Single by Eddy Kenzo

from the album Sitya Loss
- Released: 13 March 2014
- Genre: Afrobeat
- Songwriter(s): Eddy Kenzo

Eddy Kenzo singles chronology
| ""Stamina"" | "Sitya Loss" (2014) | "Soraye" (2016) |

Music video
- "Sitya Loss" on YouTube

= Sitya Loss =

2014 single by Eddy Kenzo

"Sitya Loss" is a song by Eddy Kenzo and his most successful hit. It serves as a single from the eponymous album Sitya Loss, which was released in May 2014.

The remix of "Sitya Loss" features vocals by Togolese duo Toofan. Partially recorded in French, the song was released by Tubeland Records and included on the duo's 2014 album Overdose. Kenzo released a revamped version of "Sitya Loss" on Big Talent Records; the song also features vocals by Toofan and appeared on his follow-up album Zero to Hero (2016).

==Music video==
"Sitya Loss" was released online as a music video on 13 March 2014 showing video footage of Ugandan youngsters from Makindye dancing to the song went viral. They are Alex Ssempijja, Fred Tumwesigye and Isaac Tumusiime, Bashir Lubega and Patricia Nabakooza. Later on grown-up participants and some musicians join in. It ends with the slogan "Born in Africa".

The video was made by Big Talent Entertainment and JahLive Films, was directed by Mugerwa Frank and edited by Muhumuza Martin with audio production by Diggy Baur from Sound Cover Rec.

In November 2015, Alex Sempijja, one of the young men featured dancing in the video was fatally wounded when riding a bicycle when its brakes failed and landed into a trench. Patricia Nabakoza who was accompanying him was injured in the incident.

==Reception==
The song was nominated for Channel O Music Video Awards in 2014 for the "International Viewers' Choice Award".

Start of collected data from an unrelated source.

def norm_finalize(partials, groups, rows_per_group, c, count, *, eps=1e-5, gamma=None, beta=None, mean=None,
                  rstd=None, scale=None, shift=None, running_mean=None, running_var=None, momentum=0.1, nbt=None,
                  scratch=None) -> None:
    check(lib.combat_norm_finalize(partials.data_ptr(), groups, rows_per_group, c, float(count), eps, _p(gamma),
                                   _p(beta), _p(mean), _p(rstd), _p(scale), _p(shift), _p(running_mean),
                                   _p(running_var), momentum, _p(nbt), _p(scratch),
                                   0 if scratch is None else scratch.numel() * scratch.element_size(), _stream()),
          "combat_norm_finalize", "groups=%d rows=%d C=%d" % (groups, rows_per_group, c))


def norm_bwd_finalize(partials, groups, rows_per_group, c, count, *, gamma, mean, rstd, ca, cb, cc, dgamma=None,
                      dbeta=None, scratch=None) -> None:
    check(lib.combat_norm_bwd_finalize(partials.data_ptr(), groups, rows_per_group, c, float(count), _p(gamma),
                                       mean.data_ptr(), rstd.data_ptr(), ca.data_ptr(), cb.data_ptr(), cc.data_ptr(),
                                       _p(dgamma), _p(dbeta), _p(scratch),
                                       0 if scratch is None else scratch.numel() * scratch.element_size(), _stream()),
          "combat_norm_bwd_finalize", "groups=%d rows=%d C=%d" % (groups, rows_per_group, c))


def bn_eval_fold(gamma, beta, rm, rv, scale, shift, eps=1e-5) -> None:
    check(lib.combat_bn_eval_fold(gamma.data_ptr(), beta.data_ptr(), rm.data_ptr(), rv.data_ptr(), eps,
                                  gamma.numel(), scale.data_ptr(), shift.data_ptr(), _stream()), "combat_bn_eval_fold")


def group_stats(x, parts, rows_per_part, partials) -> None:
    check(lib.combat_group_stats(x.data_ptr(), parts, rows_per_part, x.shape[-1], partials.data_ptr(), _stream()),
          "combat_group_stats", "parts=%d rows=%d C=%d" % (parts, rows_per_part, x.shape[-1]))


def group_stats_bwd(dz, x, parts, rows_per_part, parts_per_image, xh_mean, xh_rstd, partials) -> None:
    check(lib.combat_group_stats_bwd(dz.data_ptr(), x.data_ptr(), parts, rows_per_part, x.shape[-1], parts_per_image,
                                     xh_mean.data_ptr(), xh_rstd.data_ptr(), partials.data_ptr(), _stream()),
          "combat_group_stats_bwd", "parts=%d rows=%d C=%d" % (parts, rows_per_part, x.shape[-1]))


def norm_bwd_apply(dz, x, dx, ca, cb, cc, *, rows_per_group=0, add=None) -> None:
    c = x.shape[-1]
    rows = x.numel() // c
    check(lib.combat_norm_bwd_apply(dz.data_ptr(), x.data_ptr(), _p(add), dx.data_ptr(), rows, c, rows_per_group,
                                    int(rows_per_group > 0), ca.data_ptr(), cb.data_ptr(), cc.data_ptr(), _stream()),
          "combat_norm_bwd_apply", "rows=%d C=%d" % (rows, c))


def unet_up_fwd(y, sy, ty, out, skip=None, ss=None, ts=None) -> None:
    n, h, w, c = y.shape
    check(lib.combat_unet_up_fwd(y.data_ptr(), sy.data_ptr(), ty.data_ptr(), _p(skip), _p(ss), _p(ts), n, h, w, c,
                                 out.data_ptr(), _stream()), "combat_unet_up_fwd", str(tuple(y.shape)))


def unet_up_bwd(d_out, out, du) -> None:
    n, h, w, c = du.shape
    check(lib.combat_unet_up_bwd(d_out.data_ptr(), out.data_ptr(), n, h, w, c, du.data_ptr(), _stream()),
          "combat_unet_up_bwd", str(tuple(du.shape)))


def trigger_fwd(x, noise, p_mat, k1, noise_rate, out, out_c8=None, mse_partial=None, src_index=None) -> None:
    hw = x.shape[2]
    n = x.shape[0] if src_index is None else src_index.numel()
    check(lib.combat_trigger_fwd(x.data_ptr(), noise.data_ptr(), p_mat.data_ptr(), k1.data_ptr(), noise_rate, n, hw,
                                 _p(src_index), out.data_ptr(), _p(out_c8), _p(mse_partial), _stream()),
          "combat_trigger_fwd", str(tuple(x.shape)))


def trigger_bwd(x, noise, p_mat, k1, noise_rate, d_out, out, l2_scale, d_noise, pre_tanh=False, d_out2=None) -> None:
    n, _, hw, _ = x.shape
    check(lib.combat_trigger_bwd(x.data_ptr(), noise.data_ptr(), p_mat.data_ptr(), k1.data_ptr(), noise_rate, n, hw,
                                 _p(d_out), _p(d_out2), _p(out), l2_scale, int(pre_tanh), d_noise.data_ptr(), _stream()),
          "combat_trigger_bwd", str(tuple(x.shape)))


def trigger_tv_fwd(x, noise, p_mat, k1, noise_rate, out, tv_partial, mse_partial=None) -> None:
    n, _, hw, _ = x.shape
    check(lib.combat_trigger_tv_fwd(x.data_ptr(), noise.data_ptr(), p_mat.data_ptr(), k1.data_ptr(), noise_rate, n, hw,
                                    out.data_ptr(), _p(mse_partial), tv_partial.data_ptr(), _stream()),
          "combat_trigger_tv_fwd", str(tuple(x.shape)))


def trigger_tv_bwd(x, noise, p_mat, k1, noise_rate, d_out, out, l2_scale, tv_scale, d_noise, pre_tanh=False,
                   d_out2=None) -> None:
    n, _, hw, _ = x.shape
    check(lib.combat_trigger_tv_bwd(x.data_ptr(), noise.data_ptr(), p_mat.data_ptr(), k1.data_ptr(), noise_rate, n, hw,
                                    _p(d_out), _p(d_out2), _p(out), l2_scale, tv_scale, int(pre_tanh), d_noise.data_ptr(),
                                    _stream()),
          "combat_trigger_tv_bwd", str(tuple(x.shape)))


def trigger_pair_fwd(x, noise, p_mat, k1, noise_rate, out_bd, out_cross, mse_partial=None) -> None:
    n, _, hw, _ = x.shape
    check(lib.combat_trigger_pair_fwd(x.data_ptr(), noise.data_ptr(), p_mat.data_ptr(), k1.data_ptr(), noise_rate, n, hw,
                                      out_bd.data_ptr(), out_cross.data_ptr(), _p(mse_partial), _stream()),
          "combat_trigger_pair_fwd", str(tuple(x.shape)))


def trigger_pair_bwd(x, noise, p_mat, k1, noise_rate, d_bd, out_bd, l2_scale, d_cross, d_noise, pre_tanh=False,
                     d_bd2=None) -> None:
    n, _, hw, _ = x.shape
    check(lib.combat_trigger_pair_bwd(x.data_ptr(), noise.data_ptr(), p_mat.data_ptr(), k1.data_ptr(), noise_rate, n, hw,
                                      _p(d_bd), _p(d_bd2), _p(out_bd), l2_scale, _p(d_cross), int(pre_tanh),
                                      d_noise.data_ptr(), _stream()),
          "combat_trigger_pair_bwd", str(tuple(x.shape)))


def trigger_groups_fwd(x, noise, p_mat, k1, ps, noise_rate, out, mse_partial=None) -> None:
    n, _, hw, _ = x.shape
    if ps < 1 or k1.dtype != torch.float32 or k1.numel() < 3 * ((n + ps - 1) // max(ps, 1)) or not k1.is_contiguous():
        raise ValueError("trigger_groups_fwd: k1 must be contiguous fp32 [ceil(%d / ps)][3] with ps >= 1, got ps = %d, %s %s"
                         % (n, ps, k1.dtype, tuple(k1.shape)))
    check(lib.combat_trigger_groups_fwd(x.data_ptr(), noise.data_ptr(), p_mat.data_ptr(), k1.data_ptr(), noise_rate, n, hw,
                                        ps, out.data_ptr(), _p(mse_partial), _stream()),
          "combat_trigger_groups_fwd", "%s ps=%d" % (tuple(x.shape), ps))


def trigger_groups_bwd(x, noise, p_mat, k1, ps, noise_rate, d_out, out, l2_scale, d_noise, pre_tanh=False, d_out2=None) -> None:
    n, _, hw, _ = x.shape
    if ps < 1 or k1.dtype != torch.float32 or k1.numel() < 3 * ((n + ps - 1) // max(ps, 1)) or not k1.is_contiguous():
        raise ValueError("trigger_groups_bwd: k1 must be contiguous fp32 [ceil(%d / ps)][3] with ps >= 1, got ps = %d, %s %s"
                         % (n, ps, k1.dtype, tuple(k1.shape)))
    check(lib.combat_trigger_groups_bwd(x.data_ptr(), noise.data_ptr(), p_mat.data_ptr(), k1.data_ptr(), noise_rate, n, hw,
                                        ps, _p(d_out), _p(d_out2), _p(out), l2_scale, int(pre_tanh), d_noise.data_ptr(),
                                        _stream()),
          "combat_trigger_groups_bwd", "%s ps=%d" % (tuple(x.shape), ps))


def _cond_shapes(what, w, labels, nf, classes, n):
    if w.dtype != torch.float32 or tuple(w.shape) != (nf, 9, nf + classes) or not w.is_contiguous():
        raise ValueError("%s: the weight (or its gradient) must be contiguous fp32 [%d][9][%d], got %s %s"
                         % (what, nf, nf + classes, w.dtype, tuple(w.shape)))
    if labels.dtype != torch.int32 or labels.dim() != 1 or labels.numel() < n or not labels.is_contiguous():
        raise ValueError("%s: labels must be int32 [>= %d], got %s %s" % (what, n, labels.dtype, tuple(labels.shape)))


def cond_fwd(w, labels, classes, cond) -> None:
    n, s, s2, nf = cond.shape
    _cond_shapes("cond_fwd", w, labels, nf, classes, n)
    if cond.dtype != bf16 or s != s2 or not cond.is_contiguous():
        raise ValueError("cond_fwd: cond must be contiguous bf16 [n][s][s][nf], got %s %s" % (cond.dtype, tuple(cond.shape)))
    check(lib.combat_cond_fwd(w.data_ptr() + 4 * nf, labels.data_ptr(), n, s, nf, classes, cond.data_ptr(), _stream()),
          "combat_cond_fwd", "n=%d hw_map=%d nf=%d classes=%d" % (n, s, nf, classes))


def cond_wgrad(d, labels, classes, dw, scratch, dwf=None) -> None:
    n, s, s2, nf = d.shape
    _cond_shapes("cond_wgrad", dw, labels, nf, classes, n)
    if d.dtype != bf16 or s != s2 or not d.is_contiguous():
        raise ValueError("cond_wgrad: d must be contiguous bf16 [n][s][s][nf], got %s %s" % (d.dtype, tuple(d.shape)))
    if scratch.dtype != torch.float32 or scratch.numel() < n * 9 * nf or not scratch.is_contiguous():
        raise ValueError("cond_wgrad: scratch must be contiguous fp32 with at least %d elements" % (n * 9 * nf))
    if dwf is not None and (dwf.dtype != torch.float32 or dwf.numel() != nf * 9 * nf or not dwf.is_contiguous()):
        raise ValueError("cond_wgrad: dwf must be contiguous fp32 [%d][9][%d]" % (nf, nf))
    check(lib.combat_cond_wgrad(d.data_ptr(), labels.data_ptr(), n, s, nf, classes, _p(dwf), dw.data_ptr(), scratch.data_ptr(),
                                _stream()),
          "combat_cond_wgrad", "n=%d hw_map=%d nf=%d classes=%d" % (n, s, nf, classes))


def augment_fwd(x, n, hw, out_c8, params=None, index=None, out_f32=None) -> None:
    check(lib.combat_augment_fwd(x.data_ptr(), _p(index), _p(params), n, hw, out_c8.data_ptr(), _p(out_f32),
                                 _stream()), "combat_augment_fwd", "n=%d hw=%d" % (n, hw))


def augment_bwd(d_c8, n, hw, d_x, params=None, accumulate=False) -> None:
    check(lib.combat_augment_bwd(d_c8.data_ptr(), d_c8.shape[-1], _p(params), n, hw, d_x.data_ptr(),
                                 int(accumulate), _stream()),
          "combat_augment_bwd", "n=%d hw=%d" % (n, hw))


def head_fwd(feat, weight, bias, logits, *, targets=None, loss_weight=1.0, pooled=None, loss_sum=None, correct=None,
             targets2=None, correct2=None) -> None:
    n, hw, _, c = feat.shape
    check(lib.combat_head_fwd(feat.data_ptr(), n, hw, c, weight.data_ptr(), bias.data_ptr(), weight.shape[0],
                              _p(targets), loss_weight, _p(pooled), logits.data_ptr(), _p(loss_sum), _p(correct),
                              _p(targets2), _p(correct2), _stream()), "combat_head_fwd", str(tuple(feat.shape)))


def head_bwd(pooled, n, hw, c, weight, logits, targets, loss_weight, dlogits, d_feat=None, dw=None, db=None) -> None:
    check(lib.combat_head_bwd(_p(pooled), n, hw, c, weight.data_ptr(), weight.shape[0], logits.data_ptr(),
                              targets.data_ptr(), loss_weight, dlogits.data_ptr(), _p(d_feat), _p(dw), _p(db),
                              _stream()), "combat_head_bwd", "n=%d hw=%d C=%d" % (n, hw, c))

The song was cited for Eddy Kenzo's win of "Viewer's Choice Award" during the Afro-Australia Music and Movie Awards (AAMMA) also in 2014 Kenzo also won the HiPipo Music Awards for category "Best Use of Social Media by Artist" mainly for his work on the "Sitya Loss" release. During the Rising Star Awards, "Sitya Loss" song won "Song and Video of the Year 2014/2015" Courtesy of this video, The Triplets Ghetto Kids bagged The Video Trailblazer Award at the HiPipo Music Awards.

Its success led to the launching of a petition to have the dancing children appear on The Ellen DeGeneres Show.